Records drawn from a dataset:
------------------------------------------------
struct mi_matrix_s {
    mi_addr_s* addr = nullptr;
    mi_dpcg_s dp;
    DevBuf<double> diagE, upE, lowE, rD, sumAE;
    bool asym = false, bound = false, rDValid = false, sumAValid = false;
    Table<double> patchFactor;
    uint64_t epoch = 0;
    Table<DevBuf<double>*> work;
    DevBuf<double> hist, tilePartial;
    DevBuf<PcgState> mstate; DevBuf<double> mpartial, mhist, mtilePartial; PcgState* mhostState = nullptr;
    DevBuf<double> persistScratch;
    uint64_t persistFaultEpoch = 0;
    DevBuf<double> persistZ;
    int histLen = 0;
    int pcgIt = 0, pcgPrecond = MI_PRECOND_DIAGONAL;
    bool pcgActive = false;
    bool pcgPReady = false;
    DevBuf<unsigned int> fusedBar;
    unsigned int fusedGen = 0;
    Table<hipEvent_t> evPool;
    hipGraphExec_t pcgGraph = nullptr;
    struct { int precond = -1, batch = 0, histLen = 0; const void* hist = nullptr; const void* psi = nullptr; } pcgGraphKey;
    bool gateDone = false;
    double *proY2 = nullptr, *proY3 = nullptr;
    const double *callerX = nullptr, *callerB = nullptr; double* callerY = nullptr;
    hipEvent_t kevStart = nullptr, kevStop = nullptr;
    struct mi_dpcg_comm_s* dpc = nullptr;
    DevBuf<double> sendBuf, dscal;
    ~mi_matrix_s();
    int vec(size_t k, double** out)
    {
        while (work.size() <= k) work.push_back(new DevBuf<double>());
        const size_t need = (size_t)addr->L.nCells + (size_t)addr->L.nExt;
        if (work[k]->n != need) {
            MICHK(work[k]->alloc(need));
            HIPCHK(hipMemsetAsync(work[k]->p, 0, need * sizeof(double), addr->ctx->stream));
        }
        *out = work[k]->p;
        return MI_OK;
    }
    struct Slot { size_t k; double** out; };
    int vecs(std::initializer_list<Slot> slots) { for (const Slot& v : slots) MICHK(vec(v.k, v.out)); return MI_OK; }
};

static int solver_entry(const char* fn, const mi_matrix_s* m, bool args_ok, bool check_session = true)
{
    if (!m || !args_ok) return fail(MI_ERR_ARG, std::string(fn) + ": bad argument");
    if (!m->bound) return fail(MI_ERR_STATE, "matrix coefficients not bound");
    if (check_session && m->addr->ctx->session) return fail(MI_ERR_STATE, std::string(fn) + ": a PCG session (mi_pcg_begin) is active on this context; call mi_pcg_end first");
    return MI_OK;
}
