@@ -794,6 +816,13 @@
     return 0;
 }
 extern "C" int nnhipGetGemmLockstep(void) { return nnhip::g_gemm_lockstep; }
+extern "C" int nnhipSetWgradInKernelReduce(int enable) {
+    NNHIP_CHECK_ARG(enable == 0 || enable == 1, NNHIP_EINVAL, "nnhipSetWgradInKernelReduce: 0 = a reduce launch behind the grid, 1 = summed by the last block of a tile (default)");
+    nnhip::g_inkernel_reduce = enable;
+    return 0;
+}
+extern "C" int nnhipGetWgradInKernelReduce(void) { return nnhip::g_inkernel_reduce; }
+extern "C" int64_t nnhipWgradInKernelReduceCount(void) { return (int64_t)nnhip::g_ticket_jobs; }
 extern "C" int64_t nnhipGemmLaunchCount(int family) {
     if (family == 4) return (int64_t)nnhip::linear_gemv_launches();
     return family >= 0 && family < 4 ? (int64_t)nnhip::g_gemm_launches[family] : -1;
diff --git a/numpy-nn-model_amd/csrc/gemm_common.h b/numpy-nn-model_amd/csrc/gemm_common.h
--- a/numpy-nn-model_amd/csrc/gemm_common.h
+++ b/numpy-nn-model_amd/csrc/gemm_common.h
@@ -34,6 +34,10 @@
     const float* addend;
     float* asum;
     float* asum_slab;
+    unsigned* tickets = nullptr;
+    const float* red_slab = nullptr;
+    const float* red_asum_slab = nullptr;
+    int red_need = 0;
 };
 
 constexpr int BM = 128, BN = 128, NT = 256;
@@ -134,7 +138,7 @@
     }
 }
 
-template <bool CS>
+template <bool CS, bool WT = false>
 __device__ __forceinline__ void gemm_epilogue(f32x16 (&acc)[2][2], const GemmParams& p, float* __restrict__ smem, float4 cs,
                                               int tid, int wave, int lane, int wm, int wn, int l31, int lh, int64_t m0,
                                               int64_t n0, int tn, int split, int64_t c_off, long long* ets = nullptr) {
@@ -147,7 +151,11 @@
                 float t = 0.f;
 #pragma unroll
                 for (int r = 0; r < 8; ++r) t += smem[r * 128 + tid];
-                if (m0 + tid < p.M) (to_slab ? p.asum_slab + (int64_t)split * p.M : p.asum)[m0 + tid] = t;
+                if (m0 + tid < p.M) {
+                    float* dst = (to_slab ? p.asum_slab + (int64_t)split * p.M : p.asum) + (m0 + tid);
+                    if (WT && p.tickets) __hip_atomic_store(dst, t, __ATOMIC_RELAXED, __HIP_MEMORY_SCOPE_AGENT);
+                    else *dst = t;
+                }
             }
             __syncthreads();
         }
@@ -164,6 +172,7 @@
         if (!to_slab && p.bias && col_ok) bv = *reinterpret_cast<const float4*>(p.bias + col);
         const float* __restrict__ extra = to_slab ? nullptr : (p.addend ? p.addend : p.dswish);
         const bool is_add = p.addend != nullptr;
+        [[maybe_unused]] const __amdgpu_buffer_rsrc_t wt_rsrc = operand_rsrc(C);
         float4 ex[8];
         auto fetch_extra = [&](int i, int it) {
             const int64_t row = m0 + wm * 64 + i * 32 + it * 4 + er;
@@ -228,7 +237,13 @@
                             v.x = sigmoid_fast_(v.x); v.y = sigmoid_fast_(v.y); v.z = sigmoid_fast_(v.z); v.w = sigmoid_fast_(v.w);
                         }
                     }
-                    *reinterpret_cast<float4*>(C + row * ldc + col) = v;
+                    if (WT && p.tickets) {
+                        u32x4_ u;
+                        u.x = __float_as_uint(v.x); u.y = __float_as_uint(v.y); u.z = __float_as_uint(v.z); u.w = __float_as_uint(v.w);
+                        __builtin_amdgcn_raw_buffer_store_b128(u, wt_rsrc, (unsigned)((row * ldc + col) * 4), 0, 16);
+                    } else {
+                        *reinterpret_cast<float4*>(C + row * ldc + col) = v;
+                    }
                 }
             }
             __builtin_amdgcn_s_waitcnt(0xc07f);
@@ -277,6 +292,90 @@
     }
 }
 
+__device__ __forceinline__ bool tile_ticket_arrive(unsigned* word, unsigned need, float* smem, int tid) {
+    asm volatile("s_waitcnt vmcnt(0)" ::: "memory");
+    __syncthreads();
+    if (tid == 0) {
+        const unsigned t = __hip_atomic_fetch_add(word, 1u, __ATOMIC_RELAXED, __HIP_MEMORY_SCOPE_AGENT);
+        const bool last = t == need - 1u;
+        if (last) {
+            __builtin_amdgcn_fence(__ATOMIC_ACQUIRE, "agent");
+            asm volatile("s_waitcnt vmcnt(0)" ::: "memory");
+            __hip_atomic_store(word, 0u, __ATOMIC_RELAXED, __HIP_MEMORY_SCOPE_AGENT);
+        }
+        reinterpret_cast<unsigned*>(smem)[0] = last ? 1u : 0u;
+    }
+    __syncthreads();
+    return reinterpret_cast<const unsigned*>(smem)[0] != 0u;
+}
+
+__device__ __forceinline__ void splitk_tile_sum(const GemmParams& p, int tid, int64_t m0, int64_t n0, int tn) {
+    const int need = p.red_need;
+    const int64_t MN = p.M * p.N;
+    const float* __restrict__ S = p.red_slab;
+    const int64_t col = n0 + (tid & 31) * 4;
+    const int r0 = tid >> 5;
+    if (col < p.N) {
+#pragma unroll 1
+        for (int b = 0; b < 4; ++b) {
+            float4 s[4];
+            int64_t off[4];
+            bool ok[4];
+#pragma unroll
+            for (int q = 0; q < 4; ++q) {
+                const int64_t row = m0 + r0 + 8 * (b * 4 + q);
+                ok[q] = row < p.M;
+                off[q] = (ok[q] ? row : m0) * p.N + col;
+                s[q] = make_float4(0.f, 0.f, 0.f, 0.f);
+            }
+            int k = 0;
+            for (; k + 4 <= need; k += 4) {
+                float4 v[4][4];
+#pragma unroll
+                for (int j = 0; j < 4; ++j)
+#pragma unroll
+                    for (int q = 0; q < 4; ++q) v[j][q] = *reinterpret_cast<const float4*>(S + (int64_t)(k + j) * MN + off[q]);
+#pragma unroll
+                for (int q = 0; q < 4; ++q) {
+                    s[q].x = (((s[q].x + v[0][q].x) + v[1][q].x) + v[2][q].x) + v[3][q].x;
+                    s[q].y = (((s[q].y + v[0][q].y) + v[1][q].y) + v[2][q].y) + v[3][q].y;
+                    s[q].z = (((s[q].z + v[0][q].z) + v[1][q].z) + v[2][q].z) + v[3][q].z;
+                    s[q].w = (((s[q].w + v[0][q].w) + v[1][q].w) + v[2][q].w) + v[3][q].w;
+                }
+            }
+            for (; k + 2 <= need; k += 2) {
+                float4 v[2][4];
+#pragma unroll
+                for (int j = 0; j < 2; ++j)
+#pragma unroll
+                    for (int q = 0; q < 4; ++q) v[j][q] = *reinterpret_cast<const float4*>(S + (int64_t)(k + j) * MN + off[q]);
+#pragma unroll
+                for (int q = 0; q < 4; ++q) {
+                    s[q].x = (s[q].x + v[0][q].x) + v[1][q].x; s[q].y = (s[q].y + v[0][q].y) + v[1][q].y;
+                    s[q].z = (s[q].z + v[0][q].z) + v[1][q].z; s[q].w = (s[q].w + v[0][q].w) + v[1][q].w;
+                }
+            }
+            for (; k < need; ++k) {
+#pragma unroll
+                for (int q = 0; q < 4; ++q) {
+                    const float4 v = *reinterpret_cast<const float4*>(S + (int64_t)k * MN + off[q]);
+                    s[q].x += v.x; s[q].y += v.y; s[q].z += v.z; s[q].w += v.w;
+                }
+            }
+#pragma unroll
+            for (int q = 0; q < 4; ++q) {
+                const int64_t row = m0 + r0 + 8 * (b * 4 + q);
+                if (ok[q]) *reinterpret_cast<float4*>(p.C + row * p.ldc + col) = s[q];
+            }
+        }
+    }
+    if (p.asum && tn == 0 && tid < 128 && m0 + tid < p.M) {
+        float s = 0.f;
+        for (int k = 0; k < need; ++k) s += p.red_asum_slab[(int64_t)k * p.M + m0 + tid];
+        p.asum[m0 + tid] = s;
+    }
+}
+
------------------------------------------------
▸ ASSIGNMENT: Look above for the line with "diff --git a/numpy-nn-model_amd/csrc/gemm_common.h" and the line with "red_asum_slab = nullptr;". Retype those two lines and every line between them exactly, adding nothing.

▸ RESPONSE BOX:
diff --git a/numpy-nn-model_amd/csrc/gemm_common.h b/numpy-nn-model_amd/csrc/gemm_common.h
--- a/numpy-nn-model_amd/csrc/gemm_common.h
+++ b/numpy-nn-model_amd/csrc/gemm_common.h
@@ -34,6 +34,10 @@
     const float* addend;
     float* asum;
     float* asum_slab;
+    unsigned* tickets = nullptr;
+    const float* red_slab = nullptr;
+    const float* red_asum_slab = nullptr;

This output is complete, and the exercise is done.